● Exercise
The answer must consist of every line from the data that holds the string "want".
━━━ Given records
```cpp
long g_knobs[kKnobCount] = {0};
namespace {
const char* const kKnobNames[kKnobCount] = {"grid_fwd", "grid_bwd", "grid_bwd_sweep", "grid_bwd_items", "grid_bwd_slice", "grid_bwd_nomerge",
                                            "grid_bwd_probe", "march", "march_serial", "ffmlp_wg_per_cu",
                                            "ffmlp_bwd_split", "march_lean", "ffmlp_bwd_tr", "grid_bwd_stage", "composite_keep"};
int knob_index(const char* name, size_t n) {
    for (int k = 0; k < kKnobCount; k++)
        if (strlen(kKnobNames[k]) == n && strncmp(kKnobNames[k], name, n) == 0) return k;
    return -1;
}
struct KnobInit {
    KnobInit() {
        auto env = [](const char* n) { const char* v = getenv(n); return v ? v : ""; };
        const char* v;
        v = env("NERFTEX_GRID_FWD"); g_knobs[kKnobGridFwd] = v[0] == 'p' ? 1 : v[0] == 'l' ? 2 : 0;
        v = env("NERFTEX_GRID_BWD"); g_knobs[kKnobGridBwd] = v[0] == 'a' ? 1 : v[0] == 'o' ? 2 : 0;
        g_knobs[kKnobGridBwdSweep] = env("NERFTEX_GRID_BWD_ALGO")[0] == 's';
        g_knobs[kKnobGridBwdItems] = atol(env("NERFTEX_GRID_BWD_ITEMS"));
        g_knobs[kKnobGridBwdSlice] = atol(env("NERFTEX_GRID_BWD_SLICE"));
        g_knobs[kKnobGridBwdNoMerge] = getenv("NERFTEX_GRID_BWD_NOMERGE") != nullptr;
        v = env("NERFTEX_MARCH"); g_knobs[kKnobMarch] = v[0] == 'r' ? 1 : v[0] == 'l' ? 2 : 0;
        g_knobs[kKnobMarchSerial] = env("NERFTEX_MARCH_COUNT")[0] == 's';
        g_knobs[kKnobFfmlpWgPerCu] = atol(env("NERFTEX_FFMLP_WG_PER_CU"));
        g_knobs[kKnobFfmlpBwdSplit] = env("NERFTEX_FFMLP_BWD")[0] == 's';
        for (const char* p = env("NERFTEX_TUNE"); *p;) {
            const char* eq = strchr(p, '=');
            if (!eq) break;
            const int k = knob_index(p, (size_t)(eq - p));
            if (k >= 0) g_knobs[k] = atol(eq + 1);
            const char* c = strchr(eq, ',');
            if (!c) break;
            p = c + 1;
        }
    }
} g_knob_init;
}

namespace {
constexpr int kMaxDevices = 16;
struct Slot { void* ptr = nullptr; size_t bytes = 0; };
struct SlotSet { Slot slot[kWsSlots]; };
std::map<hipStream_t, SlotSet> g_ws[kMaxDevices];
const hipStream_t kCaptureSet = reinterpret_cast<hipStream_t>(~(uintptr_t)0);
std::vector<void*> g_retired;
std::mutex g_ws_mutex;
}

std::atomic<unsigned> g_ws_touched{0};
thread_local int t_capture_set = 0;

void* workspace(WorkspaceSlot slot, size_t bytes, hipStream_t stream) {
    g_ws_touched.fetch_or(1u << (unsigned)slot, std::memory_order_relaxed);
    int dev = 0;
    if (hipGetDevice(&dev) != hipSuccess || dev < 0 || dev >= kMaxDevices) {
        set_error("workspace: bad device");
        return nullptr;
    }
    hipStreamCaptureStatus cap = hipStreamCaptureStatusNone;
    if (hipStreamIsCapturing(stream, &cap) == hipSuccess && cap != hipStreamCaptureStatusNone)
        stream = reinterpret_cast<hipStream_t>(reinterpret_cast<uintptr_t>(kCaptureSet) - (uintptr_t)t_capture_set);
    std::lock_guard<std::mutex> lock(g_ws_mutex);
    Slot& s = g_ws[dev][stream].slot[slot];
    if (s.bytes < bytes) {
        if (s.ptr) g_retired.push_back(s.ptr);
        s.ptr = nullptr;
        s.bytes = 0;
        size_t want = bytes < (1u << 20) ? (1u << 20) : bytes + bytes / 2;
        hipStreamCaptureMode mode = hipStreamCaptureModeRelaxed;
        (void)hipThreadExchangeStreamCaptureMode(&mode);
        const hipError_t err = hipMalloc(&s.ptr, want);
        (void)hipThreadExchangeStreamCaptureMode(&mode);
        if (err != hipSuccess) {
            set_error("workspace: hipMalloc(%zu) failed", want);
            s.ptr = nullptr;
            return nullptr;
        }
        s.bytes = want;
        static const int poison = [] { const char* v = getenv("NERFTEX_POISON_WORKSPACE"); return v && *v ? atoi(v) : -1; }();
        if (poison >= 0) {
            (void)hipThreadExchangeStreamCaptureMode(&mode);
            (void)hipMemset(s.ptr, poison & 255, want);
            (void)hipThreadExchangeStreamCaptureMode(&mode);
        }
    }
    return s.ptr;
}

bool peek_workspace(int slot, hipStream_t stream, void** ptr, size_t* bytes) {
// ... 147 lines not shown
```

Baseline: 909.8 million.

## Parallelize march count skip-chain walk with pointer jumping across ray sub-lanes

Replaces the serial per-ray owner walk over the jump table in the parallel march-count kernel with a pointer-jumping pass run by the 32 lanes assigned to each ray, synchronized at wave level. The pending-skip offset is computed with a shuffle reduction, cell exit times are carried in registers instead of being re-located, and sample offsets come from ballot/popcount. This removes a serial loop and two block barriers per segment. In exchange it adds several rounds of LDS traffic per segment, and it adds a probe knob that can skip phases for timing.

```diff
diff --git a/nerf-texture_amd/csrc/common.hpp b/nerf-texture_amd/csrc/common.hpp
--- a/nerf-texture_amd/csrc/common.hpp
+++ b/nerf-texture_amd/csrc/common.hpp
@@ -64,6 +64,7 @@
     kKnobFfmlpBwdTr,
     kKnobGridBwdStage,
     kKnobCompositeKeep,
+    kKnobMarchCountProbe,
     kKnobCount
 };
 extern long g_knobs[kKnobCount];
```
━━━━━━
● Task output
        size_t want = bytes < (1u << 20) ? (1u << 20) : bytes + bytes / 2;
        const hipError_t err = hipMalloc(&s.ptr, want);
            set_error("workspace: hipMalloc(%zu) failed", want);
        s.bytes = want;
            (void)hipMemset(s.ptr, poison & 255, want);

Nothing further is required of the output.